What you need to do:
Taking the line with "unsigned tiebits = 0;" as the first and the line with "const bool any = thr > -1.f;" as the last, set down exactly every line in that range from the entries below, and no more.

(Stored dataset items)
template <int PPT, int NG, int MAXT = 512, bool LEAN = false>
__global__ __launch_bounds__(MAXT) void fps_kernel(int n, int m, int log2rb, const float *__restrict__ dataset,
                                                   float *__restrict__ temp, int *__restrict__ idxs,
                                                   int *__restrict__ perm_ws)
{
    constexpr int GS = PPT / NG;
    static_assert(GS * NG == PPT, "PPT must be a multiple of NG");
    __shared__ int s_cells[4096];
    __shared__ float s_red[16][6];
    __shared__ int s_wsum[16];
    __shared__ FpsRecord s_rec[2][16];
    __shared__ unsigned s_key[2][16];

    const int tid = threadIdx.x, lane = tid & 63, wave = tid >> 6;
    const int nthreads = blockDim.x, nwaves = nthreads >> 6;
    const float *pts = dataset + (size_t)blockIdx.x * n * 3;
    int *perm = perm_ws + (size_t)blockIdx.x * n;
    int *out = idxs + (size_t)blockIdx.x * m;

    fps_morton_sort(pts, n, perm, s_cells, s_red, s_wsum);

    auto spos_of = [&](int j, int l) { return (((j / GS) * nwaves + wave) * GS + (j % GS)) * 64 + l; };
    float px[PPT], py[PPT], pz[PPT], pt[PPT];
#pragma unroll
    for (int j = 0; j < PPT; ++j) {
        const int s = spos_of(j, lane);
        const bool ok = s < n;
        const int k = ok ? perm[s] : 0;
        px[j] = ok ? pts[(size_t)k * 3 + 0] : 0.f;
        py[j] = ok ? pts[(size_t)k * 3 + 1] : 0.f;
        pz[j] = ok ? pts[(size_t)k * 3 + 2] : 0.f;
        pt[j] = ok ? (temp ? temp[(size_t)blockIdx.x * n + k] : 1e10f) : -2.f;
    }
    float blx = 0.f, bly = 0.f, blz = 0.f, bhx = 0.f, bhy = 0.f, bhz = 0.f, pthr = -2.f;
    float gb[NG];
    int gsl[NG];
    unsigned tiebits = 0;
#pragma unroll
    for (int g = 0; g < NG; ++g) {
        float lx = 3.4e38f, ly = 3.4e38f, lz = 3.4e38f, hx = -3.4e38f, hy = -3.4e38f, hz = -3.4e38f, mx = -2.f;
#pragma unroll
        for (int jj = 0; jj < GS; ++jj) {
            const int j = g * GS + jj;
            const bool ok = pt[j] > -1.f;
            lx = fminf(lx, ok ? px[j] : 3.4e38f); hx = fmaxf(hx, ok ? px[j] : -3.4e38f);
            ly = fminf(ly, ok ? py[j] : 3.4e38f); hy = fmaxf(hy, ok ? py[j] : -3.4e38f);
            lz = fminf(lz, ok ? pz[j] : 3.4e38f); hz = fmaxf(hz, ok ? pz[j] : -3.4e38f);
            mx = fmaxf(mx, pt[j]);
        }
        lx = -wave_max_f32(-lx); ly = -wave_max_f32(-ly); lz = -wave_max_f32(-lz);
        hx = wave_max_f32(hx); hy = wave_max_f32(hy); hz = wave_max_f32(hz);
        const float thr = wave_max_f32(mx);
        if (lane == g) {
            const bool any = thr > -1.f;
            blx = any ? lx : 0.f; bly = any ? ly : 0.f; blz = any ? lz : 0.f;
            bhx = any ? hx : 0.f; bhy = any ? hy : 0.f; bhz = any ? hz : 0.f;
            pthr = thr;
        }
        gb[g] = -1.f;
        gsl[g] = g * GS;
    }

    float x1 = pts[0], y1 = pts[1], z1 = pts[2];
    if (tid == 0) out[0] = 0;
#ifdef AMC_FPS_DIAG
    unsigned long long t_acc[5] = {0, 0, 0, 0, 0}, t_prev;
#define AMC_STAMP(i)                                                                          \
    {                                                                                         \
        unsigned long long t_now;                                                             \
        asm volatile("s_memtime %0\n\ts_waitcnt lgkmcnt(0)" : "=s"(t_now)::"memory");         \
        t_acc[i] += t_now - t_prev;                                                           \
        t_prev = t_now;                                                                       \
    }
    asm volatile("s_memtime %0\n\ts_waitcnt lgkmcnt(0)" : "=s"(t_prev)::"memory");
#else
#define AMC_STAMP(i)
#endif

    for (int it = 1; it < m; ++it) {
        const int buf = it & 1;
        const float ex = fmaxf(fmaxf(blx - x1, x1 - bhx), 0.f), ey = fmaxf(fmaxf(bly - y1, y1 - bhy), 0.f),
                    ez = fmaxf(fmaxf(blz - z1, z1 - bhz), 0.f);
        const float d2box = (ex * ex + ey * ey) + ez * ez;
        const unsigned sweep = (unsigned)__ballot(lane < NG && !(d2box * 0.99999f > pthr));
#pragma unroll
        for (int g = 0; g < NG; ++g) {
            if ((sweep >> g) & 1u) {
                float b = -1.f;
                int sl = g * GS;
                bool tie = false;
#pragma unroll
                for (int jj = 0; jj < GS; ++jj) {
                    const int j = g * GS + jj;
                    const float d = dist2_ref(px[j], py[j], pz[j], x1, y1, z1);
                    const float dm = fminf(d, pt[j]);
                    pt[j] = dm;
                    if (!LEAN) {
                        const bool gtm = dm > b, eqm = dm == b;
                        tie = gtm ? false : (tie || eqm);
                        sl = gtm ? j : sl;
                    }
                    b = fmaxf(b, dm);
                    if (GS >= 4) __builtin_amdgcn_sched_barrier(0);
                }
                gb[g] = b;
                if (!LEAN) {
                    gsl[g] = sl;
                    tiebits = tie ? (tiebits | (1u << g)) : (tiebits & ~(1u << g));
                }
                const float nthr = wave_max_f32(b);
                pthr = lane == g ? nthr : pthr;
            }
        }
        AMC_STAMP(0)
        float vw, wx = 0.f, wy = 0.f, wz = 0.f;
        bool amb_w;
        int wl, jstar;
        if (LEAN) {
            float best = gb[0];
#pragma unroll
            for (int g = 1; g < NG; ++g) best = fmaxf(best, gb[g]);
            int bg = 0, eqc = 0;
#pragma unroll
            for (int g = NG - 1; g >= 0; --g) {
                const bool eq = gb[g] == best;
                bg = eq ? g : bg;
                eqc += eq ? 1 : 0;
            }
            vw = wave_max_f32(best);
            const unsigned long long cand = __ballot(best == vw);
            wl = (int)__builtin_ctzll(cand);
            const int gstar = __builtin_amdgcn_readlane(bg, wl);
            int sl = 0, cnt = 0;
            switch (gstar) {
#define AMC_FPS_GCASE(G)                                                                                       \
    case G:                                                                                                    \
        if (G < NG) {                                                                                          \
            _Pragma("unroll") for (int jj = GS - 1; jj >= 0; --jj) {                                            \
                const int j = (G < NG ? G : 0) * GS + jj;                                                       \
                const bool eq = pt[j] == vw;                                                                    \
                sl = eq ? j : sl;                                                                               \
                cnt += eq ? 1 : 0;                                                                              \
            }                                                                                                  \
        }                                                                                                      \
        break;
                AMC_FPS_GCASE(0) AMC_FPS_GCASE(1) AMC_FPS_GCASE(2) AMC_FPS_GCASE(3) AMC_FPS_GCASE(4) AMC_FPS_GCASE(5)
                AMC_FPS_GCASE(6) AMC_FPS_GCASE(7) AMC_FPS_GCASE(8) AMC_FPS_GCASE(9) AMC_FPS_GCASE(10) AMC_FPS_GCASE(11)
                AMC_FPS_GCASE(12) AMC_FPS_GCASE(13) AMC_FPS_GCASE(14) AMC_FPS_GCASE(15)
#undef AMC_FPS_GCASE
                default: break;
            }
            jstar = __builtin_amdgcn_readlane(sl, wl);
            fps_slot_coords<PPT>(px, py, pz, jstar, wl, wx, wy, wz);
            amb_w = __popcll(cand) != 1 || __builtin_amdgcn_readlane(eqc, wl) != 1 || __builtin_amdgcn_readlane(cnt, wl) != 1;
        } else {
            float best = gb[0];
            int slot = gsl[0];
            bool ltie = (tiebits & 1u) != 0;
    #pragma unroll
            for (int g = 1; g < NG; ++g) {
                const bool gtm = gb[g] > best, eqm = gb[g] == best;
                ltie = gtm ? ((tiebits >> g) & 1u) != 0 : (ltie || eqm);
                slot = gtm ? gsl[g] : slot;
                best = fmaxf(best, gb[g]);
            }
            vw = wave_max_f32(best);
            const unsigned long long cand = __ballot(best == vw);
            amb_w = __popcll(cand) != 1 || __ballot(best == vw && ltie) != 0;
            wl = (int)__builtin_ctzll(cand);
            jstar = __builtin_amdgcn_readlane(slot, wl);
            switch (jstar) {
    #define AMC_FPS_CASE(J)                                                                                        \
        case J:                                                                                                    \
            if (J < PPT) {                                                                                         \
                wx = readlane_f32(px[J < PPT ? J : 0], wl);                                                        \
                wy = readlane_f32(py[J < PPT ? J : 0], wl);                                                        \
                wz = readlane_f32(pz[J < PPT ? J : 0], wl);                                                        \
            }                                                                                                      \
            break;
                AMC_FPS_CASE(0) AMC_FPS_CASE(1) AMC_FPS_CASE(2) AMC_FPS_CASE(3) AMC_FPS_CASE(4) AMC_FPS_CASE(5)
                AMC_FPS_CASE(6) AMC_FPS_CASE(7) AMC_FPS_CASE(8) AMC_FPS_CASE(9) AMC_FPS_CASE(10) AMC_FPS_CASE(11)
                AMC_FPS_CASE(12) AMC_FPS_CASE(13) AMC_FPS_CASE(14) AMC_FPS_CASE(15) AMC_FPS_CASE(16) AMC_FPS_CASE(17)
                AMC_FPS_CASE(18) AMC_FPS_CASE(19) AMC_FPS_CASE(20) AMC_FPS_CASE(21) AMC_FPS_CASE(22) AMC_FPS_CASE(23)
                AMC_FPS_CASE(24) AMC_FPS_CASE(25) AMC_FPS_CASE(26) AMC_FPS_CASE(27) AMC_FPS_CASE(28) AMC_FPS_CASE(29)
                AMC_FPS_CASE(30) AMC_FPS_CASE(31) AMC_FPS_CASE(32) AMC_FPS_CASE(33) AMC_FPS_CASE(34) AMC_FPS_CASE(35)
                AMC_FPS_CASE(36) AMC_FPS_CASE(37) AMC_FPS_CASE(38) AMC_FPS_CASE(39) AMC_FPS_CASE(40) AMC_FPS_CASE(41)
                AMC_FPS_CASE(42) AMC_FPS_CASE(43) AMC_FPS_CASE(44) AMC_FPS_CASE(45) AMC_FPS_CASE(46) AMC_FPS_CASE(47)
                AMC_FPS_CASE(48) AMC_FPS_CASE(49) AMC_FPS_CASE(50) AMC_FPS_CASE(51) AMC_FPS_CASE(52) AMC_FPS_CASE(53)
                AMC_FPS_CASE(54) AMC_FPS_CASE(55) AMC_FPS_CASE(56) AMC_FPS_CASE(57) AMC_FPS_CASE(58) AMC_FPS_CASE(59)
                AMC_FPS_CASE(60) AMC_FPS_CASE(61) AMC_FPS_CASE(62) AMC_FPS_CASE(63) AMC_FPS_CASE(64) AMC_FPS_CASE(65)
                AMC_FPS_CASE(66) AMC_FPS_CASE(67) AMC_FPS_CASE(68) AMC_FPS_CASE(69) AMC_FPS_CASE(70) AMC_FPS_CASE(71)
                AMC_FPS_CASE(72) AMC_FPS_CASE(73) AMC_FPS_CASE(74) AMC_FPS_CASE(75) AMC_FPS_CASE(76) AMC_FPS_CASE(77)
                AMC_FPS_CASE(78) AMC_FPS_CASE(79) AMC_FPS_CASE(80) AMC_FPS_CASE(81) AMC_FPS_CASE(82) AMC_FPS_CASE(83)
                AMC_FPS_CASE(84) AMC_FPS_CASE(85) AMC_FPS_CASE(86) AMC_FPS_CASE(87) AMC_FPS_CASE(88) AMC_FPS_CASE(89)
                AMC_FPS_CASE(90) AMC_FPS_CASE(91) AMC_FPS_CASE(92) AMC_FPS_CASE(93) AMC_FPS_CASE(94) AMC_FPS_CASE(95)
           
    #undef AMC_FPS_CASE
                default: break;
            }
        }
        if (lane == 0) {
            FpsRecord r;
            r.v = vw; r.amb = amb_w ? 1 : 0; r.spos = spos_of(jstar, wl); r.pad = 0;
            r.x = wx; r.y = wy; r.z = wz; r.pad2 = 0.f;
            s_rec[buf][wave] = r;
        }
        AMC_STAMP(1)
        lds_barrier();
        AMC_STAMP(2)
        float rv = -3.f, rx = 0.f, ry = 0.f, rz = 0.f;
        int ra = 0, rs = 0;
        if (lane < nwaves) {
            const FpsRecord r = s_rec[buf][lane];
            rv = r.v; ra = r.amb; rs = r.spos; rx = r.x; ry = r.y; rz = r.z;
        }
        const float vb = readlane_f32(row_max_f32(rv), 0);
        const unsigned long long candw = __ballot(lane < nwaves && rv == vb);
        const bool amb_b = __popcll(candw) != 1 || __ballot(lane < nwaves && rv == vb && ra != 0) != 0;
        if (!amb_b) {
            const int ww = (int)__builtin_ctzll(candw);
            x1 = readlane_f32(rx, ww);
            y1 = readlane_f32(ry, ww);
            z1 = readlane_f32(rz, ww);
            if (tid == 0) out[it] = -1 - __builtin_amdgcn_readlane(rs, ww);
        } else {
            unsigned mykey = 0xffffffffu;
            int l2 = lane;
            asm volatile("" : "+v"(l2));
#pragma unroll
            for (int j = 0; j < PPT; ++j) {
                if (pt[j] == vb) {
                    const unsigned key = fps_key(perm[spos_of(j, l2)], log2rb);
                    mykey = min(mykey, key);
                }
            }
            for (int s = 32; s >= 1; s >>= 1) mykey = min(mykey, (unsigned)__shfl_xor((int)mykey, s, 64));
            if (lane == 0) s_key[buf][wave] = mykey;
            lds_barrier();
            unsigned kk = 0xffffffffu;
            for (int w = 0; w < nwaves; ++w) kk = min(kk, s_key[buf][w]);
            const int old = fps_unkey(kk, log2rb);
            x1 = uniform_f32(pts[(size_t)old * 3 + 0]);
            y1 = uniform_f32(pts[(size_t)old * 3 + 1]);
            z1 = uniform_f32(pts[(size_t)old * 3 + 2]);
            if (tid == 0) out[it] = old;
        }
        AMC_STAMP(3)
    }

    __syncthreads();
    for (int i = tid; i < m; i += nthreads) {
        const int v = out[i];
        if (v < 0) out[i] = perm[-1 - v];
    }

    if (temp) {
        int l3 = lane;
        asm volatile("" : "+v"(l3));
#pragma unroll
        for (int j = 0; j < PPT; ++j) {
            const int s = spos_of(j, l3);
            if (s < n) temp[(size_t)blockIdx.x * n + perm[s]] = pt[j];
        }
    }
#ifdef AMC_FPS_DIAG
    __syncthreads();
    if (lane == 0 && temp) {
        for (int i = 0; i < 5; ++i) temp[(size_t)blockIdx.x * n + wave * 8 + i] = (float)t_acc[i];
    }
#endif
}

Written response:
    unsigned tiebits = 0;
#pragma unroll
    for (int g = 0; g < NG; ++g) {
        float lx = 3.4e38f, ly = 3.4e38f, lz = 3.4e38f, hx = -3.4e38f, hy = -3.4e38f, hz = -3.4e38f, mx = -2.f;
#pragma unroll
        for (int jj = 0; jj < GS; ++jj) {
            const int j = g * GS + jj;
            const bool ok = pt[j] > -1.f;
            lx = fminf(lx, ok ? px[j] : 3.4e38f); hx = fmaxf(hx, ok ? px[j] : -3.4e38f);
            ly = fminf(ly, ok ? py[j] : 3.4e38f); hy = fmaxf(hy, ok ? py[j] : -3.4e38f);
            lz = fminf(lz, ok ? pz[j] : 3.4e38f); hz = fmaxf(hz, ok ? pz[j] : -3.4e38f);
            mx = fmaxf(mx, pt[j]);
        }
        lx = -wave_max_f32(-lx); ly = -wave_max_f32(-ly); lz = -wave_max_f32(-lz);
        hx = wave_max_f32(hx); hy = wave_max_f32(hy); hz = wave_max_f32(hz);
        const float thr = wave_max_f32(mx);
        if (lane == g) {
            const bool any = thr > -1.f;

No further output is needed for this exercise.